Description of the task ->
Search term "return": copy each line of the records that contains it.

[Start of section]

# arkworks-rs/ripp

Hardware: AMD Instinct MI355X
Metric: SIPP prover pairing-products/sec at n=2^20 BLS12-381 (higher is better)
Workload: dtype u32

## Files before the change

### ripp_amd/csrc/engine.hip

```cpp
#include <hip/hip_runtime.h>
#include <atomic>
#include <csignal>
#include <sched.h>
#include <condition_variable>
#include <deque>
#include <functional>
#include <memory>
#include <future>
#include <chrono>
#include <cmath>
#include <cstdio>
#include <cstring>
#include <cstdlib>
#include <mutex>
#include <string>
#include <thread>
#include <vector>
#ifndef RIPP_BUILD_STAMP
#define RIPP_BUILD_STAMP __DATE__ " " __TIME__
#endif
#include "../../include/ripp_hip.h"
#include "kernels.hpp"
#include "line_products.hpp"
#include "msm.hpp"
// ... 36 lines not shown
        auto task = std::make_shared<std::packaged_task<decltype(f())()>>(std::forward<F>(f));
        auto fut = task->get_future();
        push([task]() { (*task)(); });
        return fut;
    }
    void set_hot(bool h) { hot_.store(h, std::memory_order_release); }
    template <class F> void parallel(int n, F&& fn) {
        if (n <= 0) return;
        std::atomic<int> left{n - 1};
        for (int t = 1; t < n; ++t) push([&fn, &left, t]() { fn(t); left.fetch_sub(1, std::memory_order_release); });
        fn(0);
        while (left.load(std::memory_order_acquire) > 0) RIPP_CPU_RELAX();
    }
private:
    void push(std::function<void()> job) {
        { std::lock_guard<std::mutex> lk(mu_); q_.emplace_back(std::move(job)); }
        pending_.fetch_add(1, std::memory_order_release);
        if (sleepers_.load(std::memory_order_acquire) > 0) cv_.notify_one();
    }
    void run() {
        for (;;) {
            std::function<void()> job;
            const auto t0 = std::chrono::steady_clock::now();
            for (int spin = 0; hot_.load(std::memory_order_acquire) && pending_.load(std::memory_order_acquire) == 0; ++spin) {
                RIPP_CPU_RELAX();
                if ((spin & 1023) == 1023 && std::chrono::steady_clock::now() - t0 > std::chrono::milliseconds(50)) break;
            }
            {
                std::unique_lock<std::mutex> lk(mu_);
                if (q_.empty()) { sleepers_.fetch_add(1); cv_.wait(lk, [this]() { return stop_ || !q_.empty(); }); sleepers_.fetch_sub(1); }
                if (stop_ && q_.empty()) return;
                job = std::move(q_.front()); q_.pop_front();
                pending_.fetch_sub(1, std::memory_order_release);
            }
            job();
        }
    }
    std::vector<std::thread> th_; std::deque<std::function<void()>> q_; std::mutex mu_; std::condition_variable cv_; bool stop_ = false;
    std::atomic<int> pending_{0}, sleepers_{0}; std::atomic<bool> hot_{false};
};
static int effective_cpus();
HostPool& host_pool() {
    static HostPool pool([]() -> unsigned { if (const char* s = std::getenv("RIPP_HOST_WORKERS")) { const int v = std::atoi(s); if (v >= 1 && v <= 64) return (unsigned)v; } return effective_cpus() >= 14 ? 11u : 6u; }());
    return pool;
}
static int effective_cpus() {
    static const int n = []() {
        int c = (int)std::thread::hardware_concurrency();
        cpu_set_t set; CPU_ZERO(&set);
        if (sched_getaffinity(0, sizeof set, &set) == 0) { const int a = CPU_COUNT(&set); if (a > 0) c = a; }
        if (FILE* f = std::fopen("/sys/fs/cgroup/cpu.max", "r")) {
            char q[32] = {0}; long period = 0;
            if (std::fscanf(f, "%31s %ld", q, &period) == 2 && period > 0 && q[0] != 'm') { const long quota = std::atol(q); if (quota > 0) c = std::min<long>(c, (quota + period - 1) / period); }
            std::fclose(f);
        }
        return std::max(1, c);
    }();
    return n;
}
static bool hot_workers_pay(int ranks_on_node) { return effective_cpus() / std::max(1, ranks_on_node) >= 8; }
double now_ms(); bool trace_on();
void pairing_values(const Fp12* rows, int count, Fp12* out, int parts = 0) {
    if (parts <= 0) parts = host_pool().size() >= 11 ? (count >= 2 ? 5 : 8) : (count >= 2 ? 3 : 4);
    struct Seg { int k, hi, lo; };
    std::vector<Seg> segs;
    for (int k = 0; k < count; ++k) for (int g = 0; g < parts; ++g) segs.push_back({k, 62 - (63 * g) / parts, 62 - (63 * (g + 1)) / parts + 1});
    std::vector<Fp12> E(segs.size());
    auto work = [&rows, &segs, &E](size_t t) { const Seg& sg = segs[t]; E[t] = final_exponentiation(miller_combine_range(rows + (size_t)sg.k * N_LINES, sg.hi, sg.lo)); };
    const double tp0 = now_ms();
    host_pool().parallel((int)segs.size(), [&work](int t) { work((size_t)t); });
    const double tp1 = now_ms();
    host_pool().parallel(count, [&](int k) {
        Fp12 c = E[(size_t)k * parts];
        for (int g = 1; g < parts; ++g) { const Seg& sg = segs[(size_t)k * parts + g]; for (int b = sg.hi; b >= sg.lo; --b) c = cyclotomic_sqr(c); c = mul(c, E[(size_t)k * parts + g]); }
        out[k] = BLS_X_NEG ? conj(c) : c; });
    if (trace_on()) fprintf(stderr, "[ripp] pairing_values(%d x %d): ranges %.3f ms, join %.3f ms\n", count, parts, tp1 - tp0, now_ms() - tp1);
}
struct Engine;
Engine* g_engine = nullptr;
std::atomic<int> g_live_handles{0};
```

[End of section]
[Start of section]

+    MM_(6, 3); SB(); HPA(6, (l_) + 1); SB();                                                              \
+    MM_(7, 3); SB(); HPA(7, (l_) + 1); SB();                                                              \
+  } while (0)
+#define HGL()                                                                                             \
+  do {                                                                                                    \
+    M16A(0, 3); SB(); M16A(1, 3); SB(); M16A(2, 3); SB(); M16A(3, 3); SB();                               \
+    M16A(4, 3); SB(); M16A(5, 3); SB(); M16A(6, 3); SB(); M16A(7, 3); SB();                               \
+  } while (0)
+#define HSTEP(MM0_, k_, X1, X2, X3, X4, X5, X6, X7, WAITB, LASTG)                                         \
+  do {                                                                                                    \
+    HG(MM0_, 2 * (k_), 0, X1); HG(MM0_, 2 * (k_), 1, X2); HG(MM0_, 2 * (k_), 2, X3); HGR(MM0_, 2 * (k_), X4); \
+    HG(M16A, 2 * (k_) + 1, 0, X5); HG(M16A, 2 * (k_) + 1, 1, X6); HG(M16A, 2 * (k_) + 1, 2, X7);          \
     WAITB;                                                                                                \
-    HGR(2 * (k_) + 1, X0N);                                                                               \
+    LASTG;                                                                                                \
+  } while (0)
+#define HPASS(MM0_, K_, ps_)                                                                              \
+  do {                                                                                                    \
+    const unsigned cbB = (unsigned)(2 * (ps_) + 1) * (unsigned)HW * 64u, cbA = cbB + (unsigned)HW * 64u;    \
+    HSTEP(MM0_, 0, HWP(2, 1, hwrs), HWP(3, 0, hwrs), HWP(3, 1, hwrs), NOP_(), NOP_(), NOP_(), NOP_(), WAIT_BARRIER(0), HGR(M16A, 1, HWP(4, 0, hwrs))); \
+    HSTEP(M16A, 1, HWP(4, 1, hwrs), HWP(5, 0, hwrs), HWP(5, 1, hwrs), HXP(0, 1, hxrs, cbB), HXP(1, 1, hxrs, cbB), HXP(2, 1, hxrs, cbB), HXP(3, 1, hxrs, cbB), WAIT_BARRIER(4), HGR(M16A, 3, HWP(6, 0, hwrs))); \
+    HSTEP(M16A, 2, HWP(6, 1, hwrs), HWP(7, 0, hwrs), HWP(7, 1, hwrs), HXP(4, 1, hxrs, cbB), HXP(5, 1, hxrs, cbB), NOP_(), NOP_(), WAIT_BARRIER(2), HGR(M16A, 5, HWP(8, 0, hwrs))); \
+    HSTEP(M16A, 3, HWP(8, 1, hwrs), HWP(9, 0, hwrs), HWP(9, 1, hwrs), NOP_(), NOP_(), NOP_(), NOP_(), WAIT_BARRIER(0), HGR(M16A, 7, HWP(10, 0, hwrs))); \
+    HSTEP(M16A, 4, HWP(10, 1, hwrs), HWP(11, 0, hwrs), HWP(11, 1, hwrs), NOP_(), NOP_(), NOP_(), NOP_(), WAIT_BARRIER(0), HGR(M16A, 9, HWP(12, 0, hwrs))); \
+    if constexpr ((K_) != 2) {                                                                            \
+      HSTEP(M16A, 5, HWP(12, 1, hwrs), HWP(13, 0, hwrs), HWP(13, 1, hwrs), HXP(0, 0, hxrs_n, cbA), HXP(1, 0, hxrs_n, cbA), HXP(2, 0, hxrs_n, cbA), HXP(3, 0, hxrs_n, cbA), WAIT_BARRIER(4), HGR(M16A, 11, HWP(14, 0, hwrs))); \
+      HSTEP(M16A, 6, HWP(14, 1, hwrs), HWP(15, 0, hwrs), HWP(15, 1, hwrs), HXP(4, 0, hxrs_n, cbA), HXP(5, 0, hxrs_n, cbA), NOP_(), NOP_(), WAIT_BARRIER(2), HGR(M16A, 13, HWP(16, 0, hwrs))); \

[End of section]

Exercise result ->
        return fut;
        if (n <= 0) return;
                if (q_.empty()) { sleepers_.fetch_add(1); cv_.wait(lk, [this]() { return stop_ || !q_.empty(); }); sleepers_.fetch_sub(1); }
                if (stop_ && q_.empty()) return;
    static HostPool pool([]() -> unsigned { if (const char* s = std::getenv("RIPP_HOST_WORKERS")) { const int v = std::atoi(s); if (v >= 1 && v <= 64) return (unsigned)v; } return effective_cpus() >= 14 ? 11u : 6u; }());
    return pool;
        return std::max(1, c);
    return n;
static bool hot_workers_pay(int ranks_on_node) { return effective_cpus() / std::max(1, ranks_on_node) >= 8; }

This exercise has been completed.